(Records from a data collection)
--------------------------------------------------

@@ -17,25 +19,33 @@
 #pragma clang fp contract(off)
 
 template <class PP>
-__device__ __forceinline__ double p2f_quot(double x) {
+P3R_HD double p2f_quot(double x) {
   return __builtin_fma(x, P2F64<PP>::INVP, P2F64<PP>::MAGIC) - P2F64<PP>::MAGIC;
 }
 
-template <class PP>
-__device__ __forceinline__ double p2f_reduce(double x) {
+P3R_HD double p2f_fract(double x) {
+#if defined(__HIP_DEVICE_COMPILE__)
+  return __builtin_amdgcn_fract(x);
+#else
+  return x - __builtin_floor(x);
+#endif
+}
+
+template <class PP>
+P3R_HD double p2f_reduce(double x) {
   const double q = p2f_quot<PP>(x);
   return __builtin_fma(-q, P2F64<PP>::P, x);
 }
 template <class PP>
-__device__ __forceinline__ double p2f_mul_2exp_neg(double x, double m) {
+P3R_HD double p2f_mul_2exp_neg(double x, double m) {
   const double t = x * m;
-  const double f = __builtin_amdgcn_fract(t);
+  const double f = p2f_fract(t);
   return __builtin_fma(-f, P2F64<PP>::P, t);
 }
 template <class PP>
-__device__ __forceinline__ double p2f_mul_2exp_neg_add(double x, double m, double a) {
+P3R_HD double p2f_mul_2exp_neg_add(double x, double m, double a) {
   const double t = __builtin_fma(x, m, a);
-  const double f = __builtin_amdgcn_fract(t);
+  const double f = p2f_fract(t);
   return __builtin_fma(-f, P2F64<PP>::P, t);
 }
 
@@ -44,16 +54,18 @@
   double k, p_hi, magic;
 };
 template <class PP>
-__device__ __forceinline__ P2FSboxK<PP> p2f_sbox_consts() {
+P3R_HD P2FSboxK<PP> p2f_sbox_consts() {
   P2FSboxK<PP> K;
   K.k = -(P2F64<PP>::MAGIC * P2F64<PP>::P);
   K.p_hi = P2F64<PP>::P_HI;
   K.magic = P2F64<PP>::MAGIC;
+#if defined(__HIP_DEVICE_COMPILE__)
   asm volatile("" : "+v"(K.k), "+s"(K.p_hi), "+s"(K.magic));
+#endif
   return K;
 }
 template <class PP>
-__device__ __forceinline__ double p2f_mulmod_k(double a, double b, double c, const P2FSboxK<PP>& K) {
+P3R_HD double p2f_mulmod_k(double a, double b, double c, const P2FSboxK<PP>& K) {
   const double qm = __builtin_fma(a, c, K.magic);
   const double t = __builtin_fma(qm, K.p_hi, K.k);
   const double e = __builtin_fma(a, b, -t);
@@ -61,7 +73,7 @@
 }
 
 template <class PP>
-__device__ __forceinline__ double p2f_sbox(double x, const P2FSboxK<PP>& K) {
+P3R_HD double p2f_sbox(double x, const P2FSboxK<PP>& K) {
   const double c = x * P2F64<PP>::INVP;
   const double x2 = p2f_mulmod_k<PP>(x, x, c, K);
   const double x3 = p2f_mulmod_k<PP>(x2, x, c, K);
@@ -70,7 +82,7 @@
   return p2f_mulmod_k<PP>(x6, x, c, K);
 }
 
-__device__ __forceinline__ void p2f_mat4(double& x0, double& x1, double& x2, double& x3) {
+P3R_HD void p2f_mat4(double& x0, double& x1, double& x2, double& x3) {
   const double t01 = x0 + x1, t23 = x2 + x3;
   const double t0123 = t01 + t23;
   const double t01123 = t0123 + x1;
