## Replace full vmcnt drains in ViT attention with counted waits and deferred V barrier

Attention's double-buffered loop used to drain all outstanding global loads (vmcnt 0) before each item. It now issues Q loads via inline asm between the K and V async LDS copies and waits only until K and Q arrive. The V half of the buffer is waited for with a second counted wait plus a barrier just before the PV stage, so V loading overlaps the QK^T and softmax work. A new option selects the old full-wait path or tuning variants of the barrier. This relies on exact vmcnt accounting of the issued loads and stores, which is fragile if the compiler emits extra memory ops.

New measurement: 3821 hands/s. About the same (-0.1%).

```diff
diff --git a/hamer_yolo_amd/csrc/attention.hip b/hamer_yolo_amd/csrc/attention.hip
--- a/hamer_yolo_amd/csrc/attention.hip
+++ b/hamer_yolo_amd/csrc/attention.hip
@@ -31,15 +31,29 @@
   asm volatile("" ::: "memory");
 }
 
+template <int N> __device__ __forceinline__ void wait_vm_n() { asm volatile("s_waitcnt vmcnt(%0)" :: "n"(N) : "memory"); }
+template <int NV, int NS, class V8> __device__ __forceinline__ void wait_vm_q(bool v_behind, bool stores_behind, V8 (&q)[3]) {
+  if (v_behind) { if (stores_behind) wait_vm_n<NV + NS>(); else wait_vm_n<NV>(); }
+  else { if (stores_behind) wait_vm_n<NS>(); else wait_vm_n<0>(); }
+  asm volatile("" : "+v"(q[0]), "+v"(q[1]), "+v"(q[2]) :: "memory");
+}
+
+template <class V8> __device__ __forceinline__ void q_load(V8 (&q)[3], const void* row, int off2) {
+  const char* r2 = (const char*)row + off2;
+  asm volatile("global_load_dwordx4 %0, %3, off\n\tglobal_load_dwordx4 %1, %3, off offset:64\n\tglobal_load_dwordx4 %2, %4, off"
+               : "=&v"(q[0]), "=&v"(q[1]), "=&v"(q[2]) : "v"(row), "v"(r2) : "memory");
+}
+
 constexpr int HDP = 96;
 typedef __attribute__((ext_vector_type(4))) int v4i_att;
 
-template <class TT, bool MX8 = false, bool TOME = false>
+template <class TT, bool MX8 = false, bool TOME = false, bool OLDW = false>
 __global__ __launch_bounds__(64 * NWAVE, 3) void vit_attention_kernel(const typename TT::elem* __restrict__ qkv,
                                                                     typename TT::elem* __restrict__ out, int heads,
                                                                     int items, float scale_log2e,
                                                                     unsigned char* __restrict__ out_scales = nullptr,
-                                                                    const float* __restrict__ size = nullptr, int Tn = T) {
+                                                                    const float* __restrict__ size = nullptr, int Tn = T,
+                                                                    int vmode = 0) {
   extern __shared__ __attribute__((aligned(16))) char smem[];
   using elem = typename TT::elem;
   using vec8 = typename TT::vec8;
@@ -51,6 +65,7 @@
   const size_t ld = (size_t)3 * C;
   const int g = lane >> 4, li = lane & 15;
   const int Tt = TOME ? Tn : T;
+  constexpr int NK_MIN = TOME ? 0 : 2, NV_MIN = TOME ? 0 : 2, NEXT_MIN = NK_MIN + 3 + NV_MIN, NS = MX8 ? 5 : 3;
   vec8 zero8;
 #pragma unroll
   for (int i = 0; i < 8; ++i) zero8[i] = (elem)0.0f;
@@ -67,32 +82,43 @@
     char* Vb = Kb + KS_BYTES;
     constexpr int KCH = T * (KSTR / 8), VCH = T * (VSTR / 8);
     const int kch = Tt * (KSTR / 8), vch = Tt * (VSTR / 8);
+    const int qr = wave * 16 + li;
+    const elem* qrow = base + (size_t)(TOME ? (qr < Tt ? qr : Tt - 1) : qr) * ld;
+    if constexpr (TOME && !OLDW) szl = (size != nullptr && tid < Tt) ? size[(size_t)(item / heads) * Tt + tid] : 1.0f;
     for (int c0 = wave * 64; c0 < KCH; c0 += 64 * NWAVE) {
       const int c = c0 + lane, ch = c % (KSTR / 8);
       int t = c / (KSTR / 8);
       if (TOME) t = t < Tt ? t : Tt - 1;
       if (!TOME || c0 < kch) glds16_hidden(base + (size_t)t * ld + C + (ch < HD / 8 ? ch : 0) * 8, Kb + c0 * 16);
     }
+    if constexpr (!OLDW) q_load(qf, qrow + 8 * g, g < 2 ? 128 : 0);
     for (int c0 = wave * 64; c0 < VCH; c0 += 64 * NWAVE) {
       const int c = c0 + lane, ch = c % (VSTR / 8);
       int t = c / (VSTR / 8);
       if (TOME) t = t < Tt ? t : Tt - 1;
       if (!TOME || c0 < vch) glds16_hidden(base + (size_t)t * ld + 2 * C + ch * 8, Vb + c0 * 16);
     }
-    const int qr = wave * 16 + li;
-    const elem* qrow = base + (size_t)(TOME ? (qr < Tt ? qr : Tt - 1) : qr) * ld;
-    if constexpr (TOME) szl = (size != nullptr && tid < Tt) ? size[(size_t)(item / heads) * Tt + tid] : 1.0f;
-    qf[0] = *(const vec8*)(qrow + 8 * g);
-    qf[1] = *(const vec8*)(qrow + 32 + 8 * g);
-    qf[2] = g < 2 ? *(const vec8*)(qrow + 64 + 8 * g) : zero8;
+    if constexpr (OLDW) {
+      if constexpr (TOME) szl = (size != nullptr && tid < Tt) ? size[(size_t)(item / heads) * Tt + tid] : 1.0f;
+      qf[0] = *(const vec8*)(qrow + 8 * g);
+      qf[1] = *(const vec8*)(qrow + 32 + 8 * g);
+      qf[2] = g < 2 ? *(const vec8*)(qrow + 64 + 8 * g) : zero8;
+    }
   };
 
-  auto compute = [&](int item, int buf, const vec8 (&qf)[3]) {
+  auto compute = [&](int item, int buf, const vec8 (&qf)[3], bool has_next, bool vbar) {
+    auto wait_v = [&] { if (has_next) wait_vm_n<NEXT_MIN>(); else wait_vm_n<0>(); };
     const elem* Ks = (const elem*)(smem + buf * BUF_BYTES);
     const elem* Vs = (const elem*)(smem + buf * BUF_BYTES + KS_BYTES);
     const int b = item / heads, h = item % heads;
     const int q = wave * 16 + li;
-    if constexpr (TOME) { if (wave * 16 >= Tt) return; }
+    if constexpr (TOME) {
+      if (wave * 16 >= Tt) {
+        if constexpr (!OLDW) { if (vbar) { wait_v(); __builtin_amdgcn_s_barrier(); } }
+        return;
+      }
+    }
+    const vec8 q2 = (OLDW || g < 2) ? qf[2] : zero8;
     f32x4_t st[12];
     vec8 kf[2][2][3];
     auto load_k = [&](int kb, int pair) {
@@ -113,7 +139,7 @@
         f32x4_t acc = f32x4_t{0.f, 0.f, 0.f, 0.f};
         acc = TT::mfma(kf[pair & 1][j][0], qf[0], acc);
         acc = TT::mfma(kf[pair & 1][j][1], qf[1], acc);
-        acc = TT::mfma(kf[pair & 1][j][2], qf[2], acc);
+        acc = TT::mfma(kf[pair & 1][j][2], q2, acc);
         st[pair * 2 + j] = acc;
       }
     }
@@ -161,6 +187,13 @@
       }
 
     const elem* vblk = Vs + (4 * g + (li >> 2)) * VSTR + 4 * (li & 3);
+    if constexpr (!OLDW) {
+      if (vbar) {
+        wait_v();
+        __builtin_amdgcn_s_barrier();
+      }
+      asm volatile("" ::: "memory");
+    }
     vec4 vlo[2][5], vhi[2][5];
     auto load_v = [&](int vb, int kk) {
 #pragma unroll
@@ -252,23 +285,28 @@
   auto publish_size = [&](int buf, float szl) {
     if constexpr (TOME) { if (tid < Tt) *(float*)(smem + ATT_LDS + (buf * T + tid) * 4) = __builtin_amdgcn_logf(szl); }
   };
+  const bool counts_stores = !TOME || wave * 16 + 16 <= Tt;
+  bool stores_behind = false;
+  bool vbar = vmode != 3;
   int item = xcd_remap(blockIdx.x, gridDim.x);
   if (item < items) issue(item, 0, qa, sza);
   while (item < items) {
-    wait_vm0();
+    if constexpr (OLDW) wait_vm0(); else wait_vm_q<NV_MIN, NS>(vbar, stores_behind, qa);
     publish_size(0, sza);
     __builtin_amdgcn_s_barrier();
     int nxt = item + gridDim.x;
     if (nxt < items) issue(nxt, 1, qb, szb);
-    compute(item, 0, qa);
+    compute(item, 0, qa, nxt < items, vbar);
+    stores_behind = counts_stores;
+    vbar = vmode == 2;
     item = nxt;
     if (item >= items) break;
-    wait_vm0();
+    if constexpr (OLDW) wait_vm0(); else wait_vm_q<NV_MIN, NS>(vbar, counts_stores, qb);
     publish_size(1, szb);
     __builtin_amdgcn_s_barrier();
     nxt = item + gridDim.x;
     if (nxt < items) issue(nxt, 0, qa, sza);
-    compute(item, 1, qb);
+    compute(item, 1, qb, nxt < items, vbar);
     item = nxt;
   }
 }
@@ -279,11 +317,11 @@
   return (items + per - 1) / per;
 }
 
-template <class TT, bool MX8 = false, bool TOME = false>
-int launch_att(const void* qkv, void* out, int B, int heads, float scale, hipStream_t s, void* out_scales = nullptr,
-               const float* size = nullptr, int Tn = T) {
+template <class TT, bool MX8, bool TOME, bool OLDW>
+int launch_att_w(const void* qkv, void* out, int B, int heads, float scale, hipStream_t s, void* out_scales, const float* size,
+                 int Tn) {
   static HmLdsOnce lds_once;
-  auto kern = vit_attention_kernel<TT, MX8, TOME>;
+  auto kern = vit_attention_kernel<TT, MX8, TOME, OLDW>;
   constexpr int LDS = TOME ? ATT_LDS_TOME : ATT_LDS;
   if (const int rc = lds_once.ensure((const void*)kern, LDS, "hm_vit_attention: cannot raise dynamic LDS limit")) return rc;
   const int n_cu = hm_device_cu_count();
@@ -291,8 +329,16 @@
   const int items = B * heads;
   const int grid = att_grid_for(items, n_cu);
   hipLaunchKernelGGL(kern, dim3(grid), dim3(64 * NWAVE), LDS, s, (const typename TT::elem*)qkv,
-                     (typename TT::elem*)out, heads, items, scale * 1.44269504088896340736f, (unsigned char*)out_scales, size, Tn);
+                     (typename TT::elem*)out, heads, items, scale * 1.44269504088896340736f, (unsigned char*)out_scales, size, Tn,
+                     hm_option(HM_OPT_ATT_WAITS));
   return hm_check_launch("hm_vit_attention");
+}
+
+template <class TT, bool MX8 = false, bool TOME = false>
+int launch_att(const void* qkv, void* out, int B, int heads, float scale, hipStream_t s, void* out_scales = nullptr,
+               const float* size = nullptr, int Tn = T) {
+  if (hm_option(HM_OPT_ATT_WAITS) == 1) return launch_att_w<TT, MX8, TOME, true>(qkv, out, B, heads, scale, s, out_scales, size, Tn);
+  return launch_att_w<TT, MX8, TOME, false>(qkv, out, B, heads, scale, s, out_scales, size, Tn);
 }
 
 }
diff --git a/hamer_yolo_amd/csrc/status.hip b/hamer_yolo_amd/csrc/status.hip
--- a/hamer_yolo_amd/csrc/status.hip
+++ b/hamer_yolo_amd/csrc/status.hip
@@ -44,6 +44,8 @@
     return hm_set_error(HM_ERR_ARG, "hm_set_option: a persistent grid is 0 (default) or a multiple of the 8 XCDs");
   if (key == HM_OPT_GEMM_STAGGER && value > 4)
     return hm_set_error(HM_ERR_ARG, "hm_set_option: HM_OPT_GEMM_STAGGER is 0 (default), 1 (lockstep), 2 (staggered), 3 or 4 (one kernel staggered)");
+  if (key == HM_OPT_ATT_WAITS && value > 3)
+    return hm_set_error(HM_ERR_ARG, "hm_set_option: HM_OPT_ATT_WAITS is 0 (counted waits), 1 (one full wait per step), 2 or 3 (tuning: V's barrier at every item / at none)");
   g_opts[key].store(value, std::memory_order_relaxed);
   return HM_OK;
 }
diff --git a/hamer_yolo_amd/lib.py b/hamer_yolo_amd/lib.py
--- a/hamer_yolo_amd/lib.py
+++ b/hamer_yolo_amd/lib.py
@@ -14,7 +14,8 @@
 OPTION_NAMES = ("HM_OPT_PX_GRID", "HM_OPT_FP8P_GRID", "HM_OPT_FP8_ONE_TILE", "HM_OPT_FP8P_RESID", "HM_OPT_TOME_NO_SPLITK",
                 "HM_OPT_TOME_SCALAR_ATTENTION", "HM_OPT_RESID_IN_EPILOGUE", "HM_OPT_CONV_TILE", "HM_OPT_CONV_SPLITK",
                 "HM_OPT_PX_LDS_EPILOGUE", "HM_OPT_CONV_DIRECT", "HM_OPT_GEMM_TILE_RULE", "HM_OPT_CONV_KGROUPS",
-                "HM_OPT_CONV_GENERAL_LOADER", "HM_OPT_CONV_STEM_PAIR", "HM_OPT_ATT_GRID", "HM_OPT_GEMM_STAGGER")
+                "HM_OPT_CONV_GENERAL_LOADER", "HM_OPT_CONV_STEM_PAIR", "HM_OPT_ATT_GRID", "HM_OPT_GEMM_STAGGER",
+                "HM_OPT_ATT_WAITS")
 globals().update({_n: _i for _i, _n in enumerate(OPTION_NAMES)})
 
 EXPORTS = [
diff --git a/include/hamer_hip.h b/include/hamer_hip.h
--- a/include/hamer_hip.h
+++ b/include/hamer_hip.h
@@ -67,7 +67,8 @@
   HM_OPT_CONV_STEM_PAIR = 14,
   HM_OPT_ATT_GRID = 15,
   HM_OPT_GEMM_STAGGER = 16,
-  HM_OPT_COUNT = 17
+  HM_OPT_ATT_WAITS = 17,
+  HM_OPT_COUNT = 18
 };
 int hm_set_option(int key, int value);
 int hm_get_option(int key);
```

--------------------------------------------------

Prompt: Begin with the first line of the records and reproduce each line as is, ending with the line that holds "-template <class PP>".

Answer to this problem:
@@ -17,25 +19,33 @@
 #pragma clang fp contract(off)
 
 template <class PP>
-__device__ __forceinline__ double p2f_quot(double x) {
+P3R_HD double p2f_quot(double x) {
   return __builtin_fma(x, P2F64<PP>::INVP, P2F64<PP>::MAGIC) - P2F64<PP>::MAGIC;
 }
 
-template <class PP>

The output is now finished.